_Task objective_
Set down, character for character, everything in the records below from the line holding "if (cb + 32" down to the line holding "int aoff0[2], aoff1[2];", and no other line.

*** Block opens ***

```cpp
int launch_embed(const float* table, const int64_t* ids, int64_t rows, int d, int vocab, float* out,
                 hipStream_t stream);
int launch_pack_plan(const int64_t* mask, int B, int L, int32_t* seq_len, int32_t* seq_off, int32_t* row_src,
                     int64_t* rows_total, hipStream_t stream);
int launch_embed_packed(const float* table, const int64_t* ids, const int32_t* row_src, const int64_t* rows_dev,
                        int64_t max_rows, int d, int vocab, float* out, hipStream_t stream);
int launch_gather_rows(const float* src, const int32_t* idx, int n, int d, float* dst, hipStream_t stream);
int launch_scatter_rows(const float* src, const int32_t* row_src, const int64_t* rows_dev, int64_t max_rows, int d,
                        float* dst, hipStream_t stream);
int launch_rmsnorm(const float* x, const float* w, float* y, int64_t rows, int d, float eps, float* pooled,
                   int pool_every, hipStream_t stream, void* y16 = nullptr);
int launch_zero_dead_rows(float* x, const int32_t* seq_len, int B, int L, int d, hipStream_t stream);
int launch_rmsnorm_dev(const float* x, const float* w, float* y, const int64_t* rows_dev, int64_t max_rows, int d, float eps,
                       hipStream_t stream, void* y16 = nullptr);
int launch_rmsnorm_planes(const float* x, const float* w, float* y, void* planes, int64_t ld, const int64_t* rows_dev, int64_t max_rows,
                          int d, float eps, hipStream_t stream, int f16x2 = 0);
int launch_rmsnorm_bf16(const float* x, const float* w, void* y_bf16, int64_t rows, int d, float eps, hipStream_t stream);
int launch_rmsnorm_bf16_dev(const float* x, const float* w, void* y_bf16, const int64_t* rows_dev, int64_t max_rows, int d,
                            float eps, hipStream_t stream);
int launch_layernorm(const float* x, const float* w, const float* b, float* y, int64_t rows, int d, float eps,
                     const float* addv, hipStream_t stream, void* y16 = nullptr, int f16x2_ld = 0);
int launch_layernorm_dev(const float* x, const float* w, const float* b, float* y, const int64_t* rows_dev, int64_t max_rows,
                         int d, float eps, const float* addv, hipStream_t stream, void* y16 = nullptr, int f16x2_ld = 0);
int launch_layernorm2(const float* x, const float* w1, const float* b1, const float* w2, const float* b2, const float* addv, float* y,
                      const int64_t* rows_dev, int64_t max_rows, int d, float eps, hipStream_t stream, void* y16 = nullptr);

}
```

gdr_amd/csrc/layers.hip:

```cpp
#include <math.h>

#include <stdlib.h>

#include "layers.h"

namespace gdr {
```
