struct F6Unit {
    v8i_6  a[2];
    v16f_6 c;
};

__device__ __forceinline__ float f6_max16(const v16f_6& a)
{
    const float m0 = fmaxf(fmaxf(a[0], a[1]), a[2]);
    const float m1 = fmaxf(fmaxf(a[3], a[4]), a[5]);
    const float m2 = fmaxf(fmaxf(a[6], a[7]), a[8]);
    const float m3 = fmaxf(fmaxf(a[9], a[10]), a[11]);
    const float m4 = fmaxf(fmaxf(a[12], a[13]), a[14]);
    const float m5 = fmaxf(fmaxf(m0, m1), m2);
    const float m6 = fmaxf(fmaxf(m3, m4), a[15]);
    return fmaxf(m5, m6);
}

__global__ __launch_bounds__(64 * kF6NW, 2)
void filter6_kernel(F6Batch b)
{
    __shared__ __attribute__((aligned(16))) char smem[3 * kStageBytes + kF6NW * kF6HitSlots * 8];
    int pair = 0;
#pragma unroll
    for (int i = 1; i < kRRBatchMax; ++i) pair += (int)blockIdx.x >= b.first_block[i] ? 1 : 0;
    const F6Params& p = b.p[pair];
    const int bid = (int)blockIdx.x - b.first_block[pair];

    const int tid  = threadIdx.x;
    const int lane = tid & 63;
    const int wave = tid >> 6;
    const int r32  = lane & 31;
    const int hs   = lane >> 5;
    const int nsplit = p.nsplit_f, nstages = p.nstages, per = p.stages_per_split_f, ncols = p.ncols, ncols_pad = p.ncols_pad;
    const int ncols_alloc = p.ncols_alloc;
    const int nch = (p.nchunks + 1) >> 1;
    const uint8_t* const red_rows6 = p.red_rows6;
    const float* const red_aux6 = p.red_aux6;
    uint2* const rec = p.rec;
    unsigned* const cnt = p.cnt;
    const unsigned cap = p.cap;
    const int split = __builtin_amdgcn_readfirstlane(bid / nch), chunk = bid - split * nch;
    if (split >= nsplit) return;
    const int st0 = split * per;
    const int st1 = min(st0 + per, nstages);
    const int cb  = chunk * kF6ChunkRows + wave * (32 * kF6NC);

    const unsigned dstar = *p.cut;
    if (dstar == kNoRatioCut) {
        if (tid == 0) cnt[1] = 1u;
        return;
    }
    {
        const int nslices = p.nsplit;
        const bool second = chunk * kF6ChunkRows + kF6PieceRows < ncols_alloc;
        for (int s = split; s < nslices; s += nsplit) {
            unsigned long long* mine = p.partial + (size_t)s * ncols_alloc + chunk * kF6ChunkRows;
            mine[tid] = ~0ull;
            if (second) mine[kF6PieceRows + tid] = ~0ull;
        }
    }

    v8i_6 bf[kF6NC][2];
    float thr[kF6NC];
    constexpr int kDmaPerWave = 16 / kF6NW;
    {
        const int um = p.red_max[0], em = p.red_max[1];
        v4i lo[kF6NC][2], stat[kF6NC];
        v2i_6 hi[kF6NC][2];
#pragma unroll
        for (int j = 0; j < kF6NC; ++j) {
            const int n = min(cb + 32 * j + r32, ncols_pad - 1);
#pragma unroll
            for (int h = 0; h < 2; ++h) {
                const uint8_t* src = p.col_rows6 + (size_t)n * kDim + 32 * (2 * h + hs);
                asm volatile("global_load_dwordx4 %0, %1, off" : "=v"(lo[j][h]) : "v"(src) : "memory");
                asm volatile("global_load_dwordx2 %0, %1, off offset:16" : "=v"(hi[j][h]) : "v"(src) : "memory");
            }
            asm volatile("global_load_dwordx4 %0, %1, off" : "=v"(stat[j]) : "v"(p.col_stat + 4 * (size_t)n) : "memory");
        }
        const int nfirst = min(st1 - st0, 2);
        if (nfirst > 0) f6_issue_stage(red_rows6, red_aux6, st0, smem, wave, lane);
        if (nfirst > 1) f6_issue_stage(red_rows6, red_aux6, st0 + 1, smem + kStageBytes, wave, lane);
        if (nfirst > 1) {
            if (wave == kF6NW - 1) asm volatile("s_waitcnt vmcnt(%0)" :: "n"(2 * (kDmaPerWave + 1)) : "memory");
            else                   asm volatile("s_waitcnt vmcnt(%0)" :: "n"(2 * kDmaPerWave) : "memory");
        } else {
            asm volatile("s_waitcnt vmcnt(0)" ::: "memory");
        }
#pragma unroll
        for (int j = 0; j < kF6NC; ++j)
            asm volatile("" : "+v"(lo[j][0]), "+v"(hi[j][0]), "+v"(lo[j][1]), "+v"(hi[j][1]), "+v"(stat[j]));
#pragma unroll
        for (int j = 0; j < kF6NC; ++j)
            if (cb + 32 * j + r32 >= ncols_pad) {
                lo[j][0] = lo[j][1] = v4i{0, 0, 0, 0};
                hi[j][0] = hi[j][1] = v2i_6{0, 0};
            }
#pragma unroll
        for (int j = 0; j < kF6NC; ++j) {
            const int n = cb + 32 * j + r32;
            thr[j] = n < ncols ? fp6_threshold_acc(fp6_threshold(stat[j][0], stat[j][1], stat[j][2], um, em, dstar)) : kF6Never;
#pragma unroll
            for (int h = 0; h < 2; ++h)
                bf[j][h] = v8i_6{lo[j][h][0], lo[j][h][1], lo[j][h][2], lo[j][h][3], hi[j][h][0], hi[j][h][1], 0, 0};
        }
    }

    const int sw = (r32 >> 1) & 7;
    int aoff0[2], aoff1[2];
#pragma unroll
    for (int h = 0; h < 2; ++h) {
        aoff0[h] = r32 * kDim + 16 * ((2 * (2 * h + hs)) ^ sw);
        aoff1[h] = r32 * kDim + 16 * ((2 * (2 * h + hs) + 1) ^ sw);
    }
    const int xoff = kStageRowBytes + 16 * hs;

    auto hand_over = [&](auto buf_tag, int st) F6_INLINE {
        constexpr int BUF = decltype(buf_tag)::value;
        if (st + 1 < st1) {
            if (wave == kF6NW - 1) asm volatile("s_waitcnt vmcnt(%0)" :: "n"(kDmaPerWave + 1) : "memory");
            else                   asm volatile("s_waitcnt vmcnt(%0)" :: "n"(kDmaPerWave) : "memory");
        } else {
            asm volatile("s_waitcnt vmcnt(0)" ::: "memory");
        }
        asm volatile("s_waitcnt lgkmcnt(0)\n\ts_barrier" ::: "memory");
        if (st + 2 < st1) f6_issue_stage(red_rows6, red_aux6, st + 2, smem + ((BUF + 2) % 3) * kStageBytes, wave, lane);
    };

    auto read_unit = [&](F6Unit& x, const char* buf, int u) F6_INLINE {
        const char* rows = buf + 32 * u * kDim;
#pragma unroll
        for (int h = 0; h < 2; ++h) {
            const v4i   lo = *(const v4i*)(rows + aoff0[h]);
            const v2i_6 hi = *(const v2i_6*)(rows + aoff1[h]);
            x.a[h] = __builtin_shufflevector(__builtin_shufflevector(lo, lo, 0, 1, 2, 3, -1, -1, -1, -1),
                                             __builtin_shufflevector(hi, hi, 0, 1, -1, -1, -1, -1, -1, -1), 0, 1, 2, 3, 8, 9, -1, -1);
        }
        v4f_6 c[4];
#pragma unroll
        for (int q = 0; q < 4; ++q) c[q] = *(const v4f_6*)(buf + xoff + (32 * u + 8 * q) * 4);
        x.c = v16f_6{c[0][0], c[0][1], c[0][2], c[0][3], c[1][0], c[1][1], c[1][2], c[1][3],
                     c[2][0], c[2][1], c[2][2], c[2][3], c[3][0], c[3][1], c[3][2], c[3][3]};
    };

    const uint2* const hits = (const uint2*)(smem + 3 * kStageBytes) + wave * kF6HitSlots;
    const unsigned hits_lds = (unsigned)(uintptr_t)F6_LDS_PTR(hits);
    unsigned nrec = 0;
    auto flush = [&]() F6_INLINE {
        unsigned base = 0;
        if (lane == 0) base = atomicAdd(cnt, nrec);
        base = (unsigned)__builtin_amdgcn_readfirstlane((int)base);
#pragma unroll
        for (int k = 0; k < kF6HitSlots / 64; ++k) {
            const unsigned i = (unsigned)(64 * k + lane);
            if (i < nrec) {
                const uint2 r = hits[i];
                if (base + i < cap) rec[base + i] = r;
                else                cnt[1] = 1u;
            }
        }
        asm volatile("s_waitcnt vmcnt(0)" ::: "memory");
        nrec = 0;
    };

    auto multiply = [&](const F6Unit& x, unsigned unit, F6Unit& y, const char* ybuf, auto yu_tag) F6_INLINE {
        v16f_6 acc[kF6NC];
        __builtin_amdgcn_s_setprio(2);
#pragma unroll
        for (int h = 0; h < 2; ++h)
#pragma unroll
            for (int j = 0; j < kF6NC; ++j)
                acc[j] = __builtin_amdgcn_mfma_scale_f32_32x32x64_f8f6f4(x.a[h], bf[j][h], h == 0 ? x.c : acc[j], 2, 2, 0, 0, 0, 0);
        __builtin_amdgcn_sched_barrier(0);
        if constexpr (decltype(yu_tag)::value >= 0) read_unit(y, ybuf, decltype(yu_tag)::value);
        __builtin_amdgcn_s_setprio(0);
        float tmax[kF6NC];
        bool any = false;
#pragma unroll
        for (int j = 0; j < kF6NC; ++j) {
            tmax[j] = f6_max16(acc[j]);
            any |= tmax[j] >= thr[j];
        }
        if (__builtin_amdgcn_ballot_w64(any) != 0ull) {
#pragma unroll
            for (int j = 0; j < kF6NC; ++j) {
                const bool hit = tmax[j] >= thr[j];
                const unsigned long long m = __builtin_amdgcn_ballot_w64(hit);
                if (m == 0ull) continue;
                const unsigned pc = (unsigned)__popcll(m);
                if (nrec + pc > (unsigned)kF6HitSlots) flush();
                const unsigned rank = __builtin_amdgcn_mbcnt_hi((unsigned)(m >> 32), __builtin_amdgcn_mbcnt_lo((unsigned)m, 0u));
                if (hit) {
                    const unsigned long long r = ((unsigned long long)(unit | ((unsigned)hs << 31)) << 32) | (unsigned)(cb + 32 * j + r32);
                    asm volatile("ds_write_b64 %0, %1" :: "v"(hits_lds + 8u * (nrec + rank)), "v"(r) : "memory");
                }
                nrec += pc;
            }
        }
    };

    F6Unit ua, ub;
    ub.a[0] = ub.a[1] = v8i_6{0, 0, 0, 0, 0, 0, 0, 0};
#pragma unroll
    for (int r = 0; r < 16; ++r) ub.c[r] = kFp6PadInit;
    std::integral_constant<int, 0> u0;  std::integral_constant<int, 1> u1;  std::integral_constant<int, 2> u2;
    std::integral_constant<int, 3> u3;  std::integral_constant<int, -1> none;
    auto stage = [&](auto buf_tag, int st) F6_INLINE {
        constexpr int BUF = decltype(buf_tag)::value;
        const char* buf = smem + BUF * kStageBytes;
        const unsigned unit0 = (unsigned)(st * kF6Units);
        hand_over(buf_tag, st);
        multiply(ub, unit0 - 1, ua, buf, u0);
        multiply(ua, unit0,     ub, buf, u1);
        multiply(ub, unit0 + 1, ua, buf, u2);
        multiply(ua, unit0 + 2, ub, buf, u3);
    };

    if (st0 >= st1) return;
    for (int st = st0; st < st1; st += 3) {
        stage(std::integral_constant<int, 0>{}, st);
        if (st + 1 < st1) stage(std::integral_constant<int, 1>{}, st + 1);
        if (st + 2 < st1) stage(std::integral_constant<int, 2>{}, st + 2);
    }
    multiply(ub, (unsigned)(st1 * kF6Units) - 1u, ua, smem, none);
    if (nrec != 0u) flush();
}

*** Block closes ***

_Response_
            if (cb + 32 * j + r32 >= ncols_pad) {
                lo[j][0] = lo[j][1] = v4i{0, 0, 0, 0};
                hi[j][0] = hi[j][1] = v2i_6{0, 0};
            }
#pragma unroll
        for (int j = 0; j < kF6NC; ++j) {
            const int n = cb + 32 * j + r32;
            thr[j] = n < ncols ? fp6_threshold_acc(fp6_threshold(stat[j][0], stat[j][1], stat[j][2], um, em, dstar)) : kF6Never;
#pragma unroll
            for (int h = 0; h < 2; ++h)
                bf[j][h] = v8i_6{lo[j][h][0], lo[j][h][1], lo[j][h][2], lo[j][h][3], hi[j][h][0], hi[j][h][1], 0, 0};
        }
    }

    const int sw = (r32 >> 1) & 7;
    int aoff0[2], aoff1[2];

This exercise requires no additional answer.